- _EXERCISE REQUIREMENTS_
Copy out all of the data exactly as it appears.

- _PROVIDED RECORDS_
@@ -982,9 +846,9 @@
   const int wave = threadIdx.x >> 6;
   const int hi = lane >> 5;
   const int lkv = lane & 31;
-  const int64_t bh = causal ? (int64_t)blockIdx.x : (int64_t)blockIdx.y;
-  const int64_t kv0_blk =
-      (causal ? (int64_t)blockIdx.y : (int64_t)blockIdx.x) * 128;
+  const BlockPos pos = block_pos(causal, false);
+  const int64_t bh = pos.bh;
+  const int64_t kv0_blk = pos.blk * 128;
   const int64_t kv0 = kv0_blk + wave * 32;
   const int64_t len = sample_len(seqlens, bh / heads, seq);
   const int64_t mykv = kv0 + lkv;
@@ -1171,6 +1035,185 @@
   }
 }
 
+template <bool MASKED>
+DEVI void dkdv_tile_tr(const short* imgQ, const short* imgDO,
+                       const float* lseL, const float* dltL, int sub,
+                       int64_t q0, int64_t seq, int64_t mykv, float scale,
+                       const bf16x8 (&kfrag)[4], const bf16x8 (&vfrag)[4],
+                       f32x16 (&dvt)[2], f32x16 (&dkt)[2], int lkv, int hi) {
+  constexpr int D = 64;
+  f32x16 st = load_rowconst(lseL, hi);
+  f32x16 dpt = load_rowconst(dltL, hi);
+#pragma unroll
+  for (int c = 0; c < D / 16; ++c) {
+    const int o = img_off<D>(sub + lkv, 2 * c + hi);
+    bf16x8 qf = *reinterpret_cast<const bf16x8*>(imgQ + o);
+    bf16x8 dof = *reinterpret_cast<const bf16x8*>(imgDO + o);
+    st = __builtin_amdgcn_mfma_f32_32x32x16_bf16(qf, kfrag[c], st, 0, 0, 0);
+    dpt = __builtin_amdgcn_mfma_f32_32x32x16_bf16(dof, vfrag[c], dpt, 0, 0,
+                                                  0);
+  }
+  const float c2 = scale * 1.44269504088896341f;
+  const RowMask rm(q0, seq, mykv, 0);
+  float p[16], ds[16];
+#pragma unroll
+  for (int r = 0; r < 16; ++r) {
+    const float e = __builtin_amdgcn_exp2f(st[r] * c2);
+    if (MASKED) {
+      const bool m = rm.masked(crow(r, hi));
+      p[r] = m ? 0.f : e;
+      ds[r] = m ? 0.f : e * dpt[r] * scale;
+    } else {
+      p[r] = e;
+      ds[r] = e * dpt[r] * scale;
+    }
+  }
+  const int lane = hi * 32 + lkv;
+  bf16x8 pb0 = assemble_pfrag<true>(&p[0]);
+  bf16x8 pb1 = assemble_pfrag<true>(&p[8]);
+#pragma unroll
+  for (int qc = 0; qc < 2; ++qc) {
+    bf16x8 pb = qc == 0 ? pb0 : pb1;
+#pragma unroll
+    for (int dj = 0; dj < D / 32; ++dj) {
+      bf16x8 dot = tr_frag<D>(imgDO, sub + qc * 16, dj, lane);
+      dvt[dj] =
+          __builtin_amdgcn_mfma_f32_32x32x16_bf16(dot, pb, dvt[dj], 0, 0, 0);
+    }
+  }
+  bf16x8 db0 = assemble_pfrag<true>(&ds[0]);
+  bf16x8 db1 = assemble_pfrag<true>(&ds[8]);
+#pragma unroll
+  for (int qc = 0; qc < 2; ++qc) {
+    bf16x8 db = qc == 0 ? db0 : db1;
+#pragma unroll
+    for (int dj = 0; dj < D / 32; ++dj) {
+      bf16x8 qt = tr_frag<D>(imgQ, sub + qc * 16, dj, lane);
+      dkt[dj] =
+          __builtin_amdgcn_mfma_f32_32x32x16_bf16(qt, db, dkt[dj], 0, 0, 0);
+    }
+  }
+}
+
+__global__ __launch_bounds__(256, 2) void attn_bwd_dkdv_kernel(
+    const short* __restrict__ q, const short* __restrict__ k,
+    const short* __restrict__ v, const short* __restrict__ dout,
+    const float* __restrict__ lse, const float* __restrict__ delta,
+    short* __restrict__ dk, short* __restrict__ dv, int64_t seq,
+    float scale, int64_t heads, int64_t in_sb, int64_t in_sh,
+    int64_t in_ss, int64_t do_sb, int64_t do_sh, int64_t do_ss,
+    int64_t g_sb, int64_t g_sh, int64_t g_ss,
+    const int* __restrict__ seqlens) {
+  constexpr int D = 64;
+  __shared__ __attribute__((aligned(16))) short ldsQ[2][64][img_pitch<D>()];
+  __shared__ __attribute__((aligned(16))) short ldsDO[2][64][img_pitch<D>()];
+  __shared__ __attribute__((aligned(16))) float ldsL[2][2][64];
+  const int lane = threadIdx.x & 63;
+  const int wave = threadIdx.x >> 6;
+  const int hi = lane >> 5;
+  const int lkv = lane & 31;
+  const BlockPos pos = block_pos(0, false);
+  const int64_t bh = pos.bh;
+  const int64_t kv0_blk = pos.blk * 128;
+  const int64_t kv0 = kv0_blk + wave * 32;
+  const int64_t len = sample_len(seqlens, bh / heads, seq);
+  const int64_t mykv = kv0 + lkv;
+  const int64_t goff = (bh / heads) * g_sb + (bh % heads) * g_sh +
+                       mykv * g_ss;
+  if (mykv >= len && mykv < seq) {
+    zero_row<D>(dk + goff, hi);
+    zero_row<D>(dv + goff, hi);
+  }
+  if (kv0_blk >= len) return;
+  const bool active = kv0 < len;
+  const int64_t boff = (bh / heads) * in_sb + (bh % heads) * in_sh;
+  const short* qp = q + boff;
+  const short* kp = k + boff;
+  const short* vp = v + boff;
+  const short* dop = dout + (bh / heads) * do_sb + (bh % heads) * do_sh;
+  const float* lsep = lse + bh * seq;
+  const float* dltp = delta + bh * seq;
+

- _RESPONSE BELOW_
@@ -982,9 +846,9 @@
   const int wave = threadIdx.x >> 6;
   const int hi = lane >> 5;
   const int lkv = lane & 31;
-  const int64_t bh = causal ? (int64_t)blockIdx.x : (int64_t)blockIdx.y;
-  const int64_t kv0_blk =
-      (causal ? (int64_t)blockIdx.y : (int64_t)blockIdx.x) * 128;
+  const BlockPos pos = block_pos(causal, false);
+  const int64_t bh = pos.bh;
+  const int64_t kv0_blk = pos.blk * 128;
   const int64_t kv0 = kv0_blk + wave * 32;
   const int64_t len = sample_len(seqlens, bh / heads, seq);
   const int64_t mykv = kv0 + lkv;
@@ -1171,6 +1035,185 @@
   }
 }
 
+template <bool MASKED>
+DEVI void dkdv_tile_tr(const short* imgQ, const short* imgDO,
+                       const float* lseL, const float* dltL, int sub,
+                       int64_t q0, int64_t seq, int64_t mykv, float scale,
+                       const bf16x8 (&kfrag)[4], const bf16x8 (&vfrag)[4],
+                       f32x16 (&dvt)[2], f32x16 (&dkt)[2], int lkv, int hi) {
+  constexpr int D = 64;
+  f32x16 st = load_rowconst(lseL, hi);
+  f32x16 dpt = load_rowconst(dltL, hi);
+#pragma unroll
+  for (int c = 0; c < D / 16; ++c) {
+    const int o = img_off<D>(sub + lkv, 2 * c + hi);
+    bf16x8 qf = *reinterpret_cast<const bf16x8*>(imgQ + o);
+    bf16x8 dof = *reinterpret_cast<const bf16x8*>(imgDO + o);
+    st = __builtin_amdgcn_mfma_f32_32x32x16_bf16(qf, kfrag[c], st, 0, 0, 0);
+    dpt = __builtin_amdgcn_mfma_f32_32x32x16_bf16(dof, vfrag[c], dpt, 0, 0,
+                                                  0);
+  }
+  const float c2 = scale * 1.44269504088896341f;
+  const RowMask rm(q0, seq, mykv, 0);
+  float p[16], ds[16];
+#pragma unroll
+  for (int r = 0; r < 16; ++r) {
+    const float e = __builtin_amdgcn_exp2f(st[r] * c2);
+    if (MASKED) {
+      const bool m = rm.masked(crow(r, hi));
+      p[r] = m ? 0.f : e;
+      ds[r] = m ? 0.f : e * dpt[r] * scale;
+    } else {
+      p[r] = e;
+      ds[r] = e * dpt[r] * scale;
+    }
+  }
+  const int lane = hi * 32 + lkv;
+  bf16x8 pb0 = assemble_pfrag<true>(&p[0]);
+  bf16x8 pb1 = assemble_pfrag<true>(&p[8]);
+#pragma unroll
+  for (int qc = 0; qc < 2; ++qc) {
+    bf16x8 pb = qc == 0 ? pb0 : pb1;
+#pragma unroll
+    for (int dj = 0; dj < D / 32; ++dj) {
+      bf16x8 dot = tr_frag<D>(imgDO, sub + qc * 16, dj, lane);
+      dvt[dj] =
+          __builtin_amdgcn_mfma_f32_32x32x16_bf16(dot, pb, dvt[dj], 0, 0, 0);
+    }
+  }
+  bf16x8 db0 = assemble_pfrag<true>(&ds[0]);
+  bf16x8 db1 = assemble_pfrag<true>(&ds[8]);
+#pragma unroll
+  for (int qc = 0; qc < 2; ++qc) {
+    bf16x8 db = qc == 0 ? db0 : db1;
+#pragma unroll
+    for (int dj = 0; dj < D / 32; ++dj) {
+      bf16x8 qt = tr_frag<D>(imgQ, sub + qc * 16, dj, lane);
+      dkt[dj] =
+          __builtin_amdgcn_mfma_f32_32x32x16_bf16(qt, db, dkt[dj], 0, 0, 0);
+    }
+  }
+}
+
+__global__ __launch_bounds__(256, 2) void attn_bwd_dkdv_kernel(
+    const short* __restrict__ q, const short* __restrict__ k,
+    const short* __restrict__ v, const short* __restrict__ dout,
+    const float* __restrict__ lse, const float* __restrict__ delta,
+    short* __restrict__ dk, short* __restrict__ dv, int64_t seq,
+    float scale, int64_t heads, int64_t in_sb, int64_t in_sh,
+    int64_t in_ss, int64_t do_sb, int64_t do_sh, int64_t do_ss,
+    int64_t g_sb, int64_t g_sh, int64_t g_ss,
+    const int* __restrict__ seqlens) {
+  constexpr int D = 64;
+  __shared__ __attribute__((aligned(16))) short ldsQ[2][64][img_pitch<D>()];
+  __shared__ __attribute__((aligned(16))) short ldsDO[2][64][img_pitch<D>()];
+  __shared__ __attribute__((aligned(16))) float ldsL[2][2][64];
+  const int lane = threadIdx.x & 63;
+  const int wave = threadIdx.x >> 6;
+  const int hi = lane >> 5;
+  const int lkv = lane & 31;
+  const BlockPos pos = block_pos(0, false);
+  const int64_t bh = pos.bh;
+  const int64_t kv0_blk = pos.blk * 128;
+  const int64_t kv0 = kv0_blk + wave * 32;
+  const int64_t len = sample_len(seqlens, bh / heads, seq);
+  const int64_t mykv = kv0 + lkv;
+  const int64_t goff = (bh / heads) * g_sb + (bh % heads) * g_sh +
+                       mykv * g_ss;
+  if (mykv >= len && mykv < seq) {
+    zero_row<D>(dk + goff, hi);
+    zero_row<D>(dv + goff, hi);
+  }
+  if (kv0_blk >= len) return;
+  const bool active = kv0 < len;
+  const int64_t boff = (bh / heads) * in_sb + (bh % heads) * in_sh;
+  const short* qp = q + boff;
+  const short* kp = k + boff;
+  const short* vp = v + boff;
+  const short* dop = dout + (bh / heads) * do_sb + (bh % heads) * do_sh;
+  const float* lsep = lse + bh * seq;
+  const float* dltp = delta + bh * seq;
+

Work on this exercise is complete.